// ... 211 lines not shown
  return v;
}
constexpr int ACC0 = YF_ACC_OFFSET;
#ifdef YF_RQ3_DENSE
constexpr bool DENSE_SIGNLESS = true;
#else
constexpr bool DENSE_SIGNLESS = false;
#endif
#ifdef YF_RQ_FP32
constexpr bool RQ_FP32 = true;
#else
constexpr bool RQ_FP32 = false;
#endif
__device__ __forceinline__ v4i acc_init(const v4u zr) {
  if constexpr (RQ_FP32) return (v4i)zr;
  else { (void)zr; return v4i{ACC0, ACC0, ACC0, ACC0}; }
}
__device__ __forceinline__ int any_value() { int u; asm volatile("" : "=v"(u)); return u; }
__device__ __forceinline__ int clampi(int v, int lo, int hi) { return min(max(v, lo), hi); }
__device__ __forceinline__ uint32_t join4(uint32_t b0, uint32_t b1, uint32_t b2, uint32_t b3) {
  uint32_t lo, hi, v;
  asm("v_lshl_or_b32 %0, %1, 8, %2" : "=v"(lo) : "v"(b1), "v"(b0));
  asm("v_lshl_or_b32 %0, %1, 8, %2" : "=v"(hi) : "v"(b3), "v"(b2));
  asm("v_lshl_or_b32 %0, %1, 16, %2" : "=v"(v) : "v"(hi), "v"(lo));
  return v;
}
typedef const __attribute__((address_space(3))) uint8_t* lds_u8_ptr;
template <int LUT_ID>
__device__ __forceinline__ uint32_t lutb(int idx) {
  return *(lds_u8_ptr)(uint32_t)(LUT_ID * 256 + idx);
}
__device__ __forceinline__ uint32_t pkmax(uint32_t a, uint32_t b) {
  v2s x, y; __builtin_memcpy(&x, &a, 4); __builtin_memcpy(&y, &b, 4);
  v2s r = __builtin_elementwise_max(x, y);
  uint32_t o; __builtin_memcpy(&o, &r, 4); return o;
}
__device__ __forceinline__ uint32_t pk_shl8(uint32_t d) {
  v2s x; __builtin_memcpy(&x, &d, 4);
  x = x << 8;
  uint32_t o; __builtin_memcpy(&o, &x, 4); return o;
}
struct SplitB {
  uint32_t o, e;
  __device__ __forceinline__ SplitB() : o(0x80008000u), e(0x80008000u) {}
  __device__ __forceinline__ explicit SplitB(uint32_t d) : o(d), e(pk_shl8(d)) {}
  __device__ __forceinline__ SplitB mx(const SplitB& b) const { SplitB r; r.o = pkmax(o, b.o); r.e = pkmax(e, b.e); return r; }
  __device__ __forceinline__ uint32_t merge() const { return __builtin_amdgcn_perm(o, e, 0x07030501u); }
  __device__ __forceinline__ uint32_t b3() const { return o >> 24; }
  __device__ __forceinline__ uint32_t b2() const { return e >> 24; }
  __device__ __forceinline__ uint32_t b1() const { return (o >> 8) & 255u; }
  __device__ __forceinline__ uint32_t b0() const { return (e >> 8) & 255u; }
};
template <int LUT_ID>
__device__ __forceinline__ uint32_t lut4_raw(const SplitB& v) {
  return join4(lutb<LUT_ID>(v.b0()), lutb<LUT_ID>(v.b1()), lutb<LUT_ID>(v.b2()), lutb<LUT_ID>(v.b3()));
}

__device__ __forceinline__ uint32_t lds_u32(const char* p) { return *reinterpret_cast<const uint32_t*>(p); }
typedef const __attribute__((address_space(4))) v4i* cv4i_ptr;
typedef const __attribute__((address_space(4))) uint32_t* cu32_ptr;
typedef const __attribute__((address_space(4))) v4ul* cv4ul_ptr;
struct I4 { int x, y, z, w; };
__device__ __forceinline__ I4 uniform_int4(const void* p) { const v4i v = *(cv4i_ptr)(uintptr_t)p; return I4{v[0], v[1], v[2], v[3]}; }
__device__ __forceinline__ uint32_t uniform_u32(const void* p) { return *(cu32_ptr)(uintptr_t)p; }
struct PassV { v4u m2, zr; };
#ifdef YF_LAB
__device__ __forceinline__ PassV load_pass_v(const uint8_t* pass, int vz) {
  const v4u* p = reinterpret_cast<const v4u*>(pass + vz);
  return PassV{p[0], p[1]};
}
__device__ __forceinline__ v4i load_wfrag(const uint8_t* p, int vz) {
  (void)vz;
  return *reinterpret_cast<const v4i*>(p);
}
#endif
struct PassS { v4ul c64; v4i rs; };
#ifdef YF_LAB
__device__ __forceinline__ PassS load_pass_s(const uint8_t* pass) {
  return PassS{*(cv4ul_ptr)(uintptr_t)(pass + 32), *(cv4i_ptr)(uintptr_t)(pass + 64)};
}
#endif
struct TablePlan { int w_off[YF_N_DENSE], c_off[YF_N_DENSE], g_off[YF_N_DW], lut_off, total;
                   int vb_off[YF_N_CS], vb_bytes[YF_N_CS], sb_off[YF_N_CS]; };
constexpr int PLAN_COUT[YF_N_DENSE] = {8, 4, 18, 6, 36, 6, 18, 24, 8, 40, 8, 40, 8, 24, 40, 32, 18};
constexpr int PLAN_KROW[YF_N_DENSE] = {YF_CONV1_KROW, 16, 16, 32, 16, 48, 16, 48, 32, 16, 48, 16, 48, 16, 48, 48, 32};
constexpr int PLAN_DWC[YF_N_DW] = {8, 18, 36, 24, 40, 40, 40};
constexpr int plan_passes(int cs) { return yf_cs_dense[cs] >= 0 ? (PLAN_COUT[yf_cs_dense[cs]] + 3) / 4 : (PLAN_DWC[yf_cs_dw[cs]] + 3) / 4; }
constexpr int plan_wbytes(int cs) { return yf_cs_dense[cs] >= 0 ? ((PLAN_COUT[yf_cs_dense[cs]] + 3) & ~3) * PLAN_KROW[yf_cs_dense[cs]] : 0; }
constexpr TablePlan make_plan() {
  TablePlan p = {};
  int off = YF_INDEX_RESERVED;
  for (int i = 0; i < YF_N_DENSE; ++i) {
    const int cp = (PLAN_COUT[i] + 3) & ~3;
    off = (off + 15) & ~15; p.w_off[i] = off; off += cp * PLAN_KROW[i];
    off = (off + 15) & ~15; p.c_off[i] = off; off += (cp / 4) * (int)sizeof(yf_pass);
  }
  for (int i = 0; i < YF_N_DW; ++i) { off = (off + 15) & ~15; p.g_off[i] = off; off += ((PLAN_DWC[i] + 3) / 4) * YF_DW_GROUP_BYTES; }
  off = (off + 15) & ~15; p.lut_off = off; off += YF_N_LUT * 256 + YF_ADDLUT_BYTES + YF_DBG_LUT_BYTES;
  for (int cs = 0; cs < YF_N_CS; ++cs) {
    const int bytes = yf_cs_dense[cs] >= 0 ? plan_wbytes(cs) + plan_passes(cs) * (int)sizeof(yf_pass_v) + (yf_cs_add[cs] >= 0 ? 2048 : 0)
                                           : plan_passes(cs) * YF_DWV_GROUP_BYTES;
    off = (off + 15) & ~15; p.vb_off[cs] = off; p.vb_bytes[cs] = (bytes + 15) & ~15; off += p.vb_bytes[cs];
  }
  for (int cs = 0; cs < YF_N_CS; ++cs) { off = (off + 15) & ~15; p.sb_off[cs] = off; off += plan_passes(cs) * (int)sizeof(yf_pass_s); }
  off = (off + 15) & ~15; off += 64;
  p.total = off;
  return p;
}
constexpr TablePlan PLAN = make_plan();
#ifdef YF_LAB
__device__ __forceinline__ yf_dense load_dense(const uint8_t*, int i) {
  yf_dense d = {};
  d.w_off = (uint32_t)PLAN.w_off[i]; d.c_off = (uint32_t)PLAN.c_off[i];
  return d;
}
__device__ __forceinline__ yf_dw load_dw(const uint8_t*, int i) {
  yf_dw d = {};
  d.g_off = (uint32_t)PLAN.g_off[i];
  return d;
}
#endif
__device__ __forceinline__ int load_halo_zp(const uint8_t* tab, int i) {
  return (int)uniform_u32(tab + offsetof(yf_table_index, halo_zp) + 4 * i);
}

template <int JOBS, int NW>
__device__ __forceinline__ void job_range(int wave, int& j0, int& j1) {
  constexpr int BASE = JOBS / NW, REM = JOBS % NW;
  j0 = wave * BASE + min(wave, REM);
  j1 = j0 + BASE + (wave < REM ? 1 : 0);
}

template <class B, bool RING, int F, int NT>
YF_STAGE_FN void fill_halo(char* frames, int zp, int tid) {
  const uint32_t v = (uint32_t)(zp & 255) * 0x01010101u;
  constexpr int DW = B::S / 4;
  constexpr int HR = B::H + B::PT + (RING ? 1 : 0), WR = B::RS;
  constexpr int NPIX = RING ? (2 * WR + 2 * (HR - 2)) : (WR + HR - 1);
  for (int i = tid; i < F * NPIX * DW; i += NT) {
    const int d = i % DW, t = i / DW, k = t % NPIX, f = t / NPIX;
    int r, c;
    if constexpr (RING) {
      if (k < WR) { r = 0; c = k; }
      else if (k < 2 * WR) { r = HR - 1; c = k - WR; }
      else { const int m = k - 2 * WR; r = 1 + (m >> 1); c = (m & 1) ? WR - 1 : 0; }
    } else {
      if (k < WR) { r = 0; c = k; } else { r = 1 + (k - WR); c = 0; }
    }
    *reinterpret_cast<uint32_t*>(frames + f * B::FS + B::OFF + r * B::ROWB + c * B::S + 4 * d) = v;
  }
}

__device__ __forceinline__ uint32_t funnel(uint32_t hi, uint32_t lo, int sh) { return __builtin_amdgcn_alignbit(hi, lo, sh); }
template <int F, int NT>
YF_STAGE_FN void stage_input(char* frames, const int8_t* __restrict__ in, int first_frame, int n_frames,
                                            int zp, int tid) {
  const uint32_t hv = (uint32_t)(zp & 255) * 0x01010101u;
  constexpr int RSW = B_IN::RS, HH = B_IN::H, WQ = B_IN::W / 4;
  constexpr int PER_FRAME = HH * WQ, TOTAL = F * PER_FRAME, ITERS = (TOTAL + NT - 1) / NT;
  for (int i = tid; i < F * (RSW + HH); i += NT) {
    const int f = i / (RSW + HH), k = i - f * (RSW + HH);
    const int idx = k < RSW ? k : (k - RSW + 1) * RSW + 3;
    *reinterpret_cast<uint32_t*>(frames + f * B_IN::FS + B_IN::OFF + idx * 4) = hv;
  }
  const int lastf = min(n_frames - 1 - first_frame, F - 1);
  const int8_t* base = in + (size_t)(uint32_t)first_frame * IN_FRAME_BYTES;
  static_assert(RSW == B_IN::W + 4 && B_IN::S == 4, "dst = OFF + 16 * (r + y + RSW/4 + 1) relies on rows of W + 4 dwords");
  uint32_t ld[ITERS][3];
#pragma unroll
  for (int it = 0; it < ITERS; ++it) {
    const int i = min(tid + it * NT, TOTAL - 1);
    int f = 0;
#pragma unroll
    for (int k = 1; k < F; ++k) f += (i >= k * PER_FRAME) ? 1 : 0;
    const int r = i - f * PER_FRAME;
    const uint32_t* src = reinterpret_cast<const uint32_t*>(base + (uint32_t)(min(f, lastf) * PER_FRAME + r) * 12u);
    ld[it][0] = src[0]; ld[it][1] = src[1]; ld[it][2] = src[2];
  }
#pragma unroll
  for (int it = 0; it < ITERS; ++it) {
    const int i = tid + it * NT;
    if (ITERS * NT == TOTAL || i < TOTAL) {
      int f = 0;
#pragma unroll
      for (int k = 1; k < F; ++k) f += (i >= k * PER_FRAME) ? 1 : 0;
      const int r = i - f * PER_FRAME;
      uint4 px;
      px.x = ld[it][0];
      px.y = funnel(ld[it][1], ld[it][0], 24);
      px.z = funnel(ld[it][2], ld[it][1], 16);
      px.w = ld[it][2] >> 8;
      const int y = (int)((uint32_t)r / (uint32_t)WQ);
      *reinterpret_cast<uint4*>(frames + f * B_IN::FS + B_IN::OFF + (RSW + 4) * 4 + 16 * (r + y)) = px;
    }
  }
}

constexpr int CAM_FRAME_BYTES = 112 * 112 * 2;
__device__ __forceinline__ uint32_t cam_pixel(uint32_t s0, uint32_t s1) {
  const uint32_t r = ((s0 >> 11) & 0x001F001Fu) + ((s1 >> 11) & 0x001F001Fu);
  const uint32_t g = ((s0 >> 5) & 0x003F003Fu) + ((s1 >> 5) & 0x003F003Fu);
  const uint32_t b = (s0 & 0x001F001Fu) + (s1 & 0x001F001Fu);
  const uint32_t rs = r + (r >> 16), gs = g + (g >> 16), bs = b + (b >> 16);
  return (((rs & 0x7Cu) << 1) | ((gs & 0xFCu) << 8) | ((bs & 0x7Cu) << 17)) ^ 0x00808080u;
}
template <int F, int NT>
YF_STAGE_FN void stage_input_cam(char* frames, const uint8_t* __restrict__ cam, int first_frame, int n_frames, int zp, int tid) {
  const uint32_t hv = (uint32_t)(zp & 255) * 0x01010101u;
  constexpr int RSW = B_IN::RS, HH = B_IN::H, WQ = B_IN::W / 4;
  constexpr int PER_FRAME = HH * WQ, TOTAL = F * PER_FRAME;
  for (int i = tid; i < F * (RSW + HH); i += NT) {
    const int f = i / (RSW + HH), k = i - f * (RSW + HH);
    const int idx = k < RSW ? k : (k - RSW + 1) * RSW + 3;
    *reinterpret_cast<uint32_t*>(frames + f * B_IN::FS + B_IN::OFF + idx * 4) = hv;
  }
  const int lastf = min(n_frames - 1 - first_frame, F - 1);
  const uint8_t* base = cam + (size_t)(uint32_t)first_frame * CAM_FRAME_BYTES;
  constexpr int ITERS = (TOTAL + NT - 1) / NT;
  auto item = [&](int i, int& f, int& r, int& y, const uint8_t*& src) {
    f = 0;
#pragma unroll
    for (int k = 1; k < F; ++k) f += (i >= k * PER_FRAME) ? 1 : 0;
    r = i - f * PER_FRAME;
    y = (int)((uint32_t)r / (uint32_t)WQ);
    const int xq = r - y * WQ;
    src = base + (uint32_t)(min(f, lastf) * CAM_FRAME_BYTES + (2 * y) * 224 + 16 * xq);
  };
  auto commit = [&](int f, int r, int y, const uint4& a, const uint4& c) {
    constexpr uint32_t SWAP = 0x02030001u;
    uint4 px;
    px.x = cam_pixel(__builtin_amdgcn_perm(a.x, a.x, SWAP), __builtin_amdgcn_perm(c.x, c.x, SWAP));
    px.y = cam_pixel(__builtin_amdgcn_perm(a.y, a.y, SWAP), __builtin_amdgcn_perm(c.y, c.y, SWAP));
    px.z = cam_pixel(__builtin_amdgcn_perm(a.z, a.z, SWAP), __builtin_amdgcn_perm(c.z, c.z, SWAP));
    px.w = cam_pixel(__builtin_amdgcn_perm(a.w, a.w, SWAP), __builtin_amdgcn_perm(c.w, c.w, SWAP));
    *reinterpret_cast<uint4*>(frames + f * B_IN::FS + B_IN::OFF + (RSW + 4) * 4 + 16 * (r + y)) = px;
  };
#pragma unroll
  for (int it = 0; it < ITERS; it += 2) {
    const int i0 = tid + it * NT, i1 = i0 + NT;
    int f0, r0, y0, f1, r1, y1;
    const uint8_t *s0, *s1;
    item(min(i0, TOTAL - 1), f0, r0, y0, s0);
    item(min(i1, TOTAL - 1), f1, r1, y1, s1);
    const uint4 a0 = *reinterpret_cast<const uint4*>(s0), c0 = *reinterpret_cast<const uint4*>(s0 + 224);
    const uint4 a1 = *reinterpret_cast<const uint4*>(s1), c1 = *reinterpret_cast<const uint4*>(s1 + 224);
    if (i0 < TOTAL) commit(f0, r0, y0, a0, c0);
    if (it + 1 < ITERS && i1 < TOTAL) commit(f1, r1, y1, a1, c1);
  }
}

struct AddK { uint32_t mo2, zro; unsigned long c64o; int rso; };

#ifdef YF_LAB
#include "yf_lab_stages.hip.h"
#endif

*Assigned task*
Where a line in the material contains "funnel", copy that line.

*Response for this exercise*
__device__ __forceinline__ uint32_t funnel(uint32_t hi, uint32_t lo, int sh) { return __builtin_amdgcn_alignbit(hi, lo, sh); }
      px.y = funnel(ld[it][1], ld[it][0], 24);
      px.z = funnel(ld[it][2], ld[it][1], 16);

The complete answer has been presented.